[FoRK] The Kaavya Viswanathan ("Harvard Novelist") plagiarism case
mattj at newsblip.com <
mattj at newsblip.com
> on >
Tue Apr 25 14:00:59 PDT 2006
Quoting "Ian Andrew Bell (FoRK)" <fork at ianbell.com>:
> Like most media, they live in a collusive universe of collective
> plausible deniability. They'd never welcome such a service.
On the one hand, I see that. On the other hand, if a publisher
subscribes to this service, they can say they did all one could
reasonably expect; they hired a professional service. What's the
downside to subscribing?

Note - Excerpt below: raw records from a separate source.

template <typename T>
static nrt_status get_tree(nrt_ctx *c, typename Wire<T>::Node *nodes_out, uint32_t *indices_out) {
  if (!c) return NRT_ERR_INVALID;
  if (c->prec != (int)sizeof(T)) return fail(c, NRT_ERR_PRECISION, "nrtGetTree: precision mismatch");
  if (!c->d_nodes) return fail(c, NRT_ERR_INVALID, "nrtGetTree: no tree");
  NRT_RANGE("nrtGetTree (read-back)");
  HIPCHK(c, hipSetDevice(c->device));
  HIPCHK(c, refit_host_wait(c));
  HIPCHK(c, hipStreamSynchronize(c->stream));
  if (nodes_out)
    HIPCHK(c, hipMemcpy(nodes_out, c->d_nodes, c->num_nodes * sizeof(typename Wire<T>::Node), hipMemcpyDeviceToHost));
  if (indices_out)
    HIPCHK(c, hipMemcpy(indices_out, c->d_indices, c->num_indices * sizeof(uint32_t), hipMemcpyDeviceToHost));
  return NRT_OK;
}

template <typename T>
static nrt_status get_tree_bounds(nrt_ctx *c, T *bmin, T *bmax) {
  if (!c || !bmin || !bmax) return NRT_ERR_INVALID;
  if (c->prec != (int)sizeof(T)) return fail(c, NRT_ERR_PRECISION, "nrtGetTreeBounds: precision mismatch");
  if (!c->d_nodes) return fail(c, NRT_ERR_INVALID, "nrtGetTreeBounds: no tree");
  HIPCHK(c, hipSetDevice(c->device));
  HIPCHK(c, refit_host_wait(c));
  HIPCHK(c, hipStreamSynchronize(c->stream));
  T box[6];
  HIPCHK(c, hipMemcpy(box, c->d_nodes, sizeof(box), hipMemcpyDeviceToHost));
  for (int k = 0; k < 3; k++) {
    bmin[k] = box[k];
    bmax[k] = box[3 + k];
  }
  return NRT_OK;
}

template <typename T>
static nrt_status build(nrt_ctx *c, const typename Wire<T>::BuildOptions *opt, nrt_build_stats *stats_out,
                        uint64_t *num_nodes_out) {
// ... 36 lines not shown
  }
  c->num_nodes = res.num_nodes;
  c->tree_depth = res.max_depth;
  c->max_leaf_count = res.max_leaf_count;
  c->num_branch_records = res.num_branches;
  c->root_is_branch = res.num_nodes > 1 ? 1u : 0u;
  c->min_leaf_count = 1;
  c->tree_nested = 1;
  NRT_RANGE_PUSH("build: WideNode / Wide4Node records");
  fst = finish_wide<T>(c, c->stream);
  NRT_RANGE_POP();
  if (fst) {
    free_tree(c);
    return fst;
  }
  HIPCHK(c, hipEventRecord(c->ev_b1, c->stream));
  HIPCHK(c, hipEventSynchronize(c->ev_b1));
  c->have_build_time = true;
  float ms = 0.f;
  HIPCHK(c, hipEventElapsedTime(&ms, c->ev_b0, c->ev_b1));
  c->stats.max_tree_depth = res.max_depth;
  c->stats.num_leaf_nodes = res.num_leaves;
  c->stats.num_branch_nodes = res.num_branches;
  c->stats.build_secs = (ms + (segs ? c->segment_ms : 0.f)) * 1e-3f;
  if (stats_out) *stats_out = c->stats;
  if (num_nodes_out) *num_nodes_out = c->num_nodes;
  return NRT_OK;
}

template <typename T>
static nrt_status refit(nrt_ctx *c, const T *vertices, size_t stride, bool device, hipStream_t s) {
  const char *fn = device ? "nrtRefitDevice" : "nrtRefit";
// ... 18 lines not shown
  if (!device && nv) {
    if ((st = ensure(c, c->b_refit_stage, block))) return st;
    HIPCHK(c, hipMemcpyAsync(c->b_refit_stage.p, vertices, block, hipMemcpyHostToDevice, s));
    src = c->b_refit_stage.p;
  }
  if (!c->refit_planned) {
    if ((st = ensure(c, c->b_refit_plan, refit_plan_bytes(c->tree_depth, c->num_nodes)))) return st;
    HIPCHK(c, launch_refit_plan<T>((const typename Wire<T>::Node *)c->d_nodes, c->num_nodes, c->num_branch_records, c->tree_depth,
                                   c->root_is_branch, (uint32_t *)c->b_refit_plan.p, s));
    c->refit_planned = true;
  }
  hipError_t e = launch_refit<T>(src, stride, stride % sizeof(T) == 0, nv, (T *)c->d_verts, c->d_faces, c->d_indices,
                                 (typename Wire<T>::Node *)c->d_nodes, c->num_nodes, c->num_branch_records, c->tree_depth,
                                 (const uint32_t *)c->b_refit_plan.p, s);
  c->tree_nested = 1;
  if (e == hipSuccess && (st = finish_tree<T>(c, s))) e = hipErrorUnknown;
  if (e == hipSuccess && !device) e = hipStreamSynchronize(s);
  if (e == hipSuccess && device) {
    std::lock_guard<std::mutex> lock(c->launch_mutex);
    if ((e = hipEventRecord(c->ev_refit, s)) == hipSuccess) c->refit_pending = true;
  }
  if (e != hipSuccess) {
    const std::string why = st ? c->err : std::string(hipGetErrorString(e));
    (void)hipStreamSynchronize(s);
    free_tree(c);
    free_mesh(c);
    return fail(c, NRT_ERR_DEVICE, "%s: %s (the context's tree and primitives were dropped: set the mesh again)", fn, why.c_str());
  }
  c->generation++;
  return NRT_OK;
// ... 636 lines not shown
  return multihit_device<double>(c, r, n, k, o, h, cnt, (hipStream_t)s);
}
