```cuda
__device__ __forceinline__ void sts32(uint32_t addr, uint32_t v) { asm volatile("st.shared.u32 [%0], %1;" ::"r"(addr), "r"(v) : "memory"); }
__device__ __forceinline__ void tma_store_3d(const void* tmap, uint32_t smem_src, int x, int y, int z) {
    asm volatile("cp.async.bulk.tensor.3d.global.shared::cta.bulk_group [%0, {%1, %2, %3}], [%4];"
                 ::"l"(reinterpret_cast<uint64_t>(tmap)), "r"(x), "r"(y), "r"(z), "r"(smem_src) : "memory");
}
__device__ __forceinline__ void bulk_commit() { asm volatile("cp.async.bulk.commit_group;" ::: "memory"); }
template <int N> __device__ __forceinline__ void bulk_wait_read() { asm volatile("cp.async.bulk.wait_group.read %0;" ::"n"(N) : "memory"); }
template <int N> __device__ __forceinline__ void bulk_wait() { asm volatile("cp.async.bulk.wait_group %0;" ::"n"(N) : "memory"); }

template <int R> __device__ __forceinline__ void setmaxnreg_dec() { asm volatile("setmaxnreg.dec.sync.aligned.u32 %0;" ::"n"(R)); }
template <int R> __device__ __forceinline__ void setmaxnreg_inc() { asm volatile("setmaxnreg.inc.sync.aligned.u32 %0;" ::"n"(R)); }
constexpr int kC1WRegsProducer = 40, kC21RegsDgrad = 128, kC1WRegsMma = 168;
static_assert(128 * kC1WRegsProducer + 128 * kC21RegsDgrad + 256 * kC1WRegsMma <= 65536, "register budgets exceed the SM");

constexpr int kC1WThreads = 512;
__global__ void __launch_bounds__(kC1WThreads, 1) tc_conv21_bwd_u8(const __grid_constant__ CUtensorMap tmX, const __grid_constant__ CUtensorMap tmWin,
                                                                 const __grid_constant__ CUtensorMap tmY, const Conv21BwdU8Params p) {
    constexpr int XS = kC1WXStages, WS = kC21WinStages;
    extern __shared__ uint8_t smem_raw[];
    __shared__ uint64_t xfull[XS], xempty[XS], wfull[WS], wempty[WS], yfull[2], yempty[2];
    __shared__ float sRed[32 * 32], sBias[32];
    uint8_t* smem = reinterpret_cast<uint8_t*>((reinterpret_cast<uintptr_t>(smem_raw) + 1023) & ~uintptr_t(1023));
    uint8_t* sW2 = smem;
    uint8_t* sWin = sW2 + kC21W2Bytes;
    uint8_t* sX = sWin + (size_t)WS * kC21WinBytes;
    uint8_t* sImg = sX + (size_t)XS * kC1WBlock;
    const int tid = threadIdx.x, warp = tid >> 5, lane = tid & 31;
    if (tid == 0) {
        for (int s = 0; s < XS; ++s) { mbar_init(&xfull[s], 1); mbar_init(&xempty[s], 12); }
        for (int s = 0; s < WS; ++s) { mbar_init(&wfull[s], 1); mbar_init(&wempty[s], 4); }
        for (int s = 0; s < 2; ++s) { mbar_init(&yfull[s], 1); mbar_init(&yempty[s], 8); }
        fence_barrier_init();
        tma_prefetch_desc(&tmX);
        tma_prefetch_desc(&tmWin);
// ... 237 lines not shown
```

cleanrl_b200/csrc/tc_gemm_tma.cuh:

```cuda
#pragma once
#include "tc_base.cuh"

namespace b200rl {
using namespace tc;

struct KGemmParams {
    const void* A;
    int64_t M;
    int nchunks;
    const bf16* Bw;
    int N;
    bf16* out;
    int ldo;
    const float* bias;
    float scale;
    int relu;
    const uint32_t* mask_bits;
    uint32_t* mask_out;
    int dual_dact3;
    bf16* out2;
    float* out_f32;
    int ncols_f32;
};

constexpr int kGemmThreads = 384;
template <int BN>
__host__ __device__ constexpr size_t gemm_acc_bytes() { return (size_t)128 * (BN + 4) * sizeof(float); }
template <int BN, int STAGES>
__global__ void __launch_bounds__(kGemmThreads, 1) tc_gemm_tma(const __grid_constant__ CUtensorMap tmA,
                                                               const __grid_constant__ CUtensorMap tmB,
                                                               const KGemmParams p, int total_tiles, int ntiles_n) {
    constexpr int A_BYTES = 128 * 128;
    constexpr int B_BYTES = BN * 128;
    constexpr int STAGE_BYTES = A_BYTES + B_BYTES;
    constexpr int LDA = BN + 4;
    extern __shared__ uint8_t smem_raw[];
    __shared__ uint64_t full_bar[STAGES], empty_bar[STAGES];
    uint8_t* smem = reinterpret_cast<uint8_t*>((reinterpret_cast<uintptr_t>(smem_raw) + 1023) & ~uintptr_t(1023));
    float* sAcc = reinterpret_cast<float*>(smem + (size_t)STAGES * STAGE_BYTES);
    const int tid = threadIdx.x, warp = tid >> 5;
    const int nch = p.nchunks;
    if (tid == 0) {
        for (int s = 0; s < STAGES; ++s) { mbar_init(&full_bar[s], 1); mbar_init(&empty_bar[s], 256); }
        fence_barrier_init();
        tma_prefetch_desc(&tmA);
        tma_prefetch_desc(&tmB);
    }
    __syncthreads();

    if (warp == 0) {
        if ((tid & 31) == 0) {
            uint32_t q = 0;
            for (int tile = blockIdx.x; tile < total_tiles; tile += gridDim.x) {
                const int mt = tile / ntiles_n, n0 = (tile - mt * ntiles_n) * BN;
                for (int j = 0; j < nch; ++j, ++q) {
                    const uint32_t s = q % STAGES;
                    if (q >= (uint32_t)STAGES) mbar_wait(&empty_bar[s], ((q / STAGES) - 1) & 1);
                    const uint32_t dst = smem_u32(smem + (size_t)s * STAGE_BYTES);
                    mbar_arrive_expect_tx(&full_bar[s], STAGE_BYTES);
                    tma_load_2d(dst, &tmA, j * 64, mt * 128, &full_bar[s]);
                    tma_load_2d(dst + A_BYTES, &tmB, j * 64, n0, &full_bar[s]);
                }
            }
        }
    } else if (warp >= 4) {
        const int wg = (warp - 4) >> 2, wt = tid & 127;
        float* st = sAcc + wg * 64 * LDA;
        const int lr = wt & 63, half = wt >> 6;
        const int nwords = p.N >> 5;
        constexpr int NW = BN / 32;
        float d[BN / 2];
#pragma unroll
        for (int e = 0; e < BN / 2; ++e) d[e] = 0.f;
        uint32_t q = 0;
        for (int tile = blockIdx.x; tile < total_tiles; tile += gridDim.x) {
            const int mt = tile / ntiles_n, n0 = (tile - mt * ntiles_n) * BN;
            for (int j = 0; j < nch; ++j, ++q) {
                const uint32_t s = q % STAGES;
                mbar_wait(&full_bar[s], (q / STAGES) & 1);
                wgmma_fence();
                const uint32_t stage_addr = smem_u32(smem + (size_t)s * STAGE_BYTES);
                const uint64_t a = desc_kmajor(stage_addr + wg * 64 * 128), b = desc_kmajor(stage_addr + A_BYTES);
#pragma unroll
                for (int kk = 0; kk < 4; ++kk) WgmmaBf16<BN, 0, 0>::mma(d, a + 2 * kk, b + 2 * kk, (j | kk) != 0 ? 1u : 0u);
                wgmma_commit();
                wgmma_wait<0>();
                mbar_arrive(&empty_bar[s]);
            }
            wgmma_fence_operands(d);
            const int r = mt * 128 + wg * 64 + lr;
            const bool rvalid = r < (int)p.M;
            const int64_t wb = (int64_t)r * nwords + (n0 >> 5);
            named_bar(1 + wg, 128);
            stage_acc(st, LDA, wt, d);
            named_bar(1 + wg, 128);
#pragma unroll
            for (int g = 0; g < NW; ++g) {
                const int col = n0 + g * 32;
                if (!rvalid || (g & 1) != half || col >= p.N) continue;
                uint32_t v[32];
#pragma unroll
                for (int e = 0; e < 8; ++e) {
                    const float4 f = *reinterpret_cast<const float4*>(st + lr * LDA + g * 32 + 4 * e);
                    v[4 * e] = __float_as_uint(f.x); v[4 * e + 1] = __float_as_uint(f.y);
                    v[4 * e + 2] = __float_as_uint(f.z); v[4 * e + 3] = __float_as_uint(f.w);
                }
                const uint32_t mbw = p.mask_bits != nullptr ? __ldg(p.mask_bits + wb + g) : 0xFFFFFFFFu;
                if (p.bias) {
                    const float4* bp = reinterpret_cast<const float4*>(p.bias + col);
#pragma unroll
                    for (int e = 0; e < 8; ++e) {
                        const float4 bv = __ldg(bp + e);
                        v[4 * e] = __float_as_uint(fmaf(__uint_as_float(v[4 * e]), p.scale, bv.x));
                        v[4 * e + 1] = __float_as_uint(fmaf(__uint_as_float(v[4 * e + 1]), p.scale, bv.y));
                        v[4 * e + 2] = __float_as_uint(fmaf(__uint_as_float(v[4 * e + 2]), p.scale, bv.z));
                        v[4 * e + 3] = __float_as_uint(fmaf(__uint_as_float(v[4 * e + 3]), p.scale, bv.w));
                    }
                } else {
#pragma unroll
                    for (int e = 0; e < 32; ++e) v[e] = __float_as_uint(__uint_as_float(v[e]) * p.scale);
                }
                if (p.relu) {
                    uint32_t bits = 0u;
#pragma unroll
                    for (int e = 0; e < 32; ++e) {
                        const bool pos = __uint_as_float(v[e]) > 0.f;
                        bits |= (pos ? 1u : 0u) << e;
                        v[e] = pos ? v[e] : 0u;
                    }
                    if (p.mask_out) p.mask_out[wb + g] = bits;
                }
                if (p.mask_bits) {
#pragma unroll
                    for (int e = 0; e < 32; ++e) if (!((mbw >> e) & 1u)) v[e] = 0u;
                }
                if (p.out_f32) {
                    float* dst = p.out_f32 + (int64_t)r * p.ldo + col;
#pragma unroll
                    for (int e = 0; e < 32; ++e) if (col + e < p.ncols_f32) dst[e] = __uint_as_float(v[e]);
                    continue;
                }
                int4 w[4];
#pragma unroll
                for (int e = 0; e < 4; ++e) {
                    w[e].x = (int)pack_bf16x2(__uint_as_float(v[8 * e]), __uint_as_float(v[8 * e + 1]));
                    w[e].y = (int)pack_bf16x2(__uint_as_float(v[8 * e + 2]), __uint_as_float(v[8 * e + 3]));
                    w[e].z = (int)pack_bf16x2(__uint_as_float(v[8 * e + 4]), __uint_as_float(v[8 * e + 5]));
                    w[e].w = (int)pack_bf16x2(__uint_as_float(v[8 * e + 6]), __uint_as_float(v[8 * e + 7]));
                }
                if (p.dual_dact3) {
                    const int px = col >> 6;
                    const int oy = px / 7, ox = px - oy * 7;
                    bf16* dst = p.out + ((int64_t)r * 81 + oy * 9 + ox) * 64 + (g & 1) * 32;
                    bf16* dst2 = p.out2 + ((int64_t)r * 121 + (oy + 2) * 11 + ox + 2) * 64 + (g & 1) * 32;
                    st_global_32b(dst, w[0], w[1]); st_global_32b(dst + 16, w[2], w[3]);
                    st_global_32b(dst2, w[0], w[1]); st_global_32b(dst2 + 16, w[2], w[3]);
                } else {
                    bf16* dst = p.out + (int64_t)r * p.ldo + col;
                    st_global_32b(dst, w[0], w[1]); st_global_32b(dst + 16, w[2], w[3]);
                }
            }
        }
    }
}

constexpr int kWgradTmaThreads = 384;
constexpr int kFcWgradXChunks = 2, kFcWgradYChunks = 4;
static __global__ void __launch_bounds__(kWgradTmaThreads, 1) tc_wgrad_tma(const __grid_constant__ CUtensorMap tmX,
                                                                    const __grid_constant__ CUtensorMap tmY,
                                                                    int64_t M, int64_t rows_per_cta, float* ws) {
    constexpr int R = 64, STAGES = 4, nxc = kFcWgradXChunks, nyc = kFcWgradYChunks, NY = 64 * nyc;
    extern __shared__ uint8_t smem_raw[];
    __shared__ uint64_t full_bar[STAGES], empty_bar[STAGES];
    uint8_t* smem = reinterpret_cast<uint8_t*>((reinterpret_cast<uintptr_t>(smem_raw) + 1023) & ~uintptr_t(1023));
    const int tid = threadIdx.x, warp = tid >> 5;
    const int xc0 = blockIdx.y * nxc, yc0 = blockIdx.z * nyc;
    constexpr int chunk_img = R * 128;
    constexpr int stage_bytes = (nxc + nyc) * chunk_img;
    if (tid == 0) {
        for (int s = 0; s < STAGES; ++s) { mbar_init(&full_bar[s], 1); mbar_init(&empty_bar[s], 8); }
        fence_barrier_init();
        tma_prefetch_desc(&tmX);
        tma_prefetch_desc(&tmY);
    }
    __syncthreads();
    const int64_t m_begin = (int64_t)blockIdx.x * rows_per_cta;
    int64_t m_end = m_begin + rows_per_cta;
    if (m_end > M) m_end = M;
    const int nsteps = m_end > m_begin ? (int)((m_end - m_begin + R - 1) / R) : 0;

    if (warp == 0 && (tid & 31) == 0) {
        for (int it = 0; it < nsteps; ++it) {
            const int s = it % STAGES;
            if (it >= STAGES) mbar_wait(&empty_bar[s], ((it / STAGES) - 1) & 1);
            const uint32_t dst = smem_u32(smem + (size_t)s * stage_bytes);
            const int m0 = (int)(m_begin + (int64_t)it * R);
            mbar_arrive_expect_tx(&full_bar[s], (uint32_t)stage_bytes);
            for (int c = 0; c < nxc; ++c) tma_load_2d(dst + c * chunk_img, &tmX, (xc0 + c) * 64, m0, &full_bar[s]);
            for (int c = 0; c < nyc; ++c) tma_load_2d(dst + (nxc + c) * chunk_img, &tmY, (yc0 + c) * 64, m0, &full_bar[s]);
        }
    } else if (warp >= 4) {
        const int wg = (warp - 4) >> 2, wt = tid & 127;
        float d[NY / 2];
#pragma unroll
        for (int e = 0; e < NY / 2; ++e) d[e] = 0.f;
        for (int it = 0; it < nsteps; ++it) {
            const int s = it % STAGES;
            mbar_wait(&full_bar[s], (it / STAGES) & 1);
            wgmma_fence();
            const uint32_t xa = smem_u32(smem + (size_t)s * stage_bytes), ya = xa + nxc * chunk_img;
#pragma unroll
            for (int kk = 0; kk < R / 16; ++kk) {
                const uint64_t adesc = desc_mnmajor(xa + wg * chunk_img + kk * 2048, chunk_img);
                const uint64_t bdesc = desc_mnmajor(ya + kk * 2048, chunk_img);
                WgmmaBf16<NY, 1, 1>::mma(d, adesc, bdesc, (it | kk) != 0 ? 1u : 0u);
            }
            wgmma_commit();
            wgmma_wait<0>();
            if ((tid & 31) == 0) mbar_arrive(&empty_bar[s]);
        }
        wgmma_fence_operands(d);
        const int64_t NYtot = (int64_t)gridDim.z * nyc * 64;
        const int64_t KXtot = (int64_t)gridDim.y * nxc * 64;
        float* wsb = ws + (int64_t)blockIdx.x * KXtot * NYtot;
        const int row = ((wt >> 5) << 4) + ((wt & 31) >> 2), col = (wt & 3) * 2;
        float* d0 = wsb + ((int64_t)xc0 * 64 + wg * 64 + row) * NYtot + (int64_t)yc0 * 64 + col;
        float* d8 = d0 + 8 * NYtot;
#pragma unroll
        for (int j = 0; j < NY / 8; ++j) {
            *reinterpret_cast<float2*>(d0 + 8 * j) = make_float2(d[4 * j], d[4 * j + 1]);
            *reinterpret_cast<float2*>(d8 + 8 * j) = make_float2(d[4 * j + 2], d[4 * j + 3]);
        }
    }
}

template <int BN, int STAGES>
static int launch_gemm_tma(const KGemmParams& p, cudaStream_t s, const char* what) {
    const size_t smem = (size_t)STAGES * (128 * 128 + BN * 128) + gemm_acc_bytes<BN>() + 1024;
    static SmemAttrCache attr;
    int rc;
    if (p.N % 64 != 0 || BN % 64 != 0) return fail(B200RL_ERR_INVALID_ARGUMENT, "%s: N must be a multiple of 64", what);
    if ((rc = attr.ensure(tc_gemm_tma<BN, STAGES>, smem, what))) return rc;
    CUtensorMap tmA, tmB;
    const int64_t K = (int64_t)p.nchunks * 64;
    if ((rc = make_tmap_2d(&tmA, p.A, p.M, K, 128, what))) return rc;
    if ((rc = make_tmap_2d(&tmB, p.Bw, p.N, K, BN, what))) return rc;
    const int ntn = (int)ceil_div(p.N, BN);
    const int total = (int)ceil_div(p.M, 128) * ntn;
    int grid = num_sms();
    if (grid > total) grid = total;
    tc_gemm_tma<BN, STAGES><<<grid, kGemmThreads, smem, s>>>(tmA, tmB, p, total, ntn);
    return check_launch(what);
}

static int64_t round_up(int64_t a, int64_t b) { return ceil_div(a, b) * b; }
struct WPlan { int64_t rows_per_cta; int splits; };
static WPlan wgrad_plan(int64_t M, int target_ctas, int quantum = 32) {
    WPlan w;
    w.rows_per_cta = round_up(ceil_div(M, target_ctas), quantum);
    if (w.rows_per_cta < quantum) w.rows_per_cta = quantum;
    w.splits = (int)ceil_div(M, w.rows_per_cta);
    if (w.splits < 1) w.splits = 1;
    return w;
}
constexpr int kFcSplits = 8;

static size_t wgrad_tma_bytes(int64_t M, int xcols, int ycols) {
    return (size_t)wgrad_plan(M, kFcSplits, 64).splits * xcols * round_up(ycols, 64 * kFcWgradYChunks) * sizeof(float);
}
static int launch_wgrad_tma(const void* X, int xcols, const void* Y, int ycols, int64_t M, float* ws, cudaStream_t s,
                            const char* what) {
    if (xcols % (64 * kFcWgradXChunks) != 0) return fail(B200RL_ERR_INVALID_ARGUMENT, "%s: X columns must be a multiple of 128", what);
    const WPlan pl = wgrad_plan(M, kFcSplits, 64);
    CUtensorMap tmX, tmY;
    int rc;
    if ((rc = make_tmap_2d(&tmX, X, M, xcols, 64, what))) return rc;
    if ((rc = make_tmap_2d(&tmY, Y, M, ycols, 64, what))) return rc;
    const size_t smem = (size_t)4 * (kFcWgradXChunks + kFcWgradYChunks) * 64 * 128 + 1024;
    static SmemAttrCache attr;
    if ((rc = attr.ensure(tc_wgrad_tma, smem, what))) return rc;
    const dim3 grid(pl.splits, xcols / (64 * kFcWgradXChunks), (unsigned)ceil_div(ycols, 64 * kFcWgradYChunks));
    tc_wgrad_tma<<<grid, kWgradTmaThreads, smem, s>>>(tmX, tmY, M, pl.rows_per_cta, ws);
    if ((rc = check_launch(what))) return rc;
    return pl.splits;
}

}
```

Before: 1.174 million.

## Restructure TMA GEMM into two independent warpgroup pipelines with register rebalancing

```diff
diff --git a/cleanrl_b200/csrc/net_impala_tc.cu b/cleanrl_b200/csrc/net_impala_tc.cu
--- a/cleanrl_b200/csrc/net_impala_tc.cu
+++ b/cleanrl_b200/csrc/net_impala_tc.cu
@@ -704,7 +704,7 @@
         g.Bw = P + L.pfcd; g.N = 2048; g.out = T(Q.ga); g.ldo = 2048;
         g.mask_bits = reinterpret_cast<const uint32_t*>(ab + Q.mh0);
         ProfScope ps(s, "fc_dgrad", 2.0 * n * 256 * 2048, (double)n * (2048 + 256) * 2 + 256.0 * 2048 * 2);
-        if ((rc = launch_gemm_tma<128, 4>(g, s, "impala/fc_dgrad"))) return rc;
+        if ((rc = launch_gemm_tma<128, 3>(g, s, "impala/fc_dgrad"))) return rc;
     }
     bf16* G = T(Q.ga);
     bf16* Gn = T(Q.gb);
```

Only cost, AFAICT, and with automation it
needn't be much.
The downside to _not_ subscribing is that, potentially, an author who
has been plagiarized could sue the publisher for additional damages,
for reckless indifference, or some such thing (IANAL). "Members of
the jury, had the defendant just used this cheap, automated service,
as all other major publishers do, they could have easily avoided this
whole problem." It's a Pinto moment.
(Actually, since "A Million Little Pieces" fell apart, Oprah has
pushed publishers to do far more fact-checking with their nonfiction.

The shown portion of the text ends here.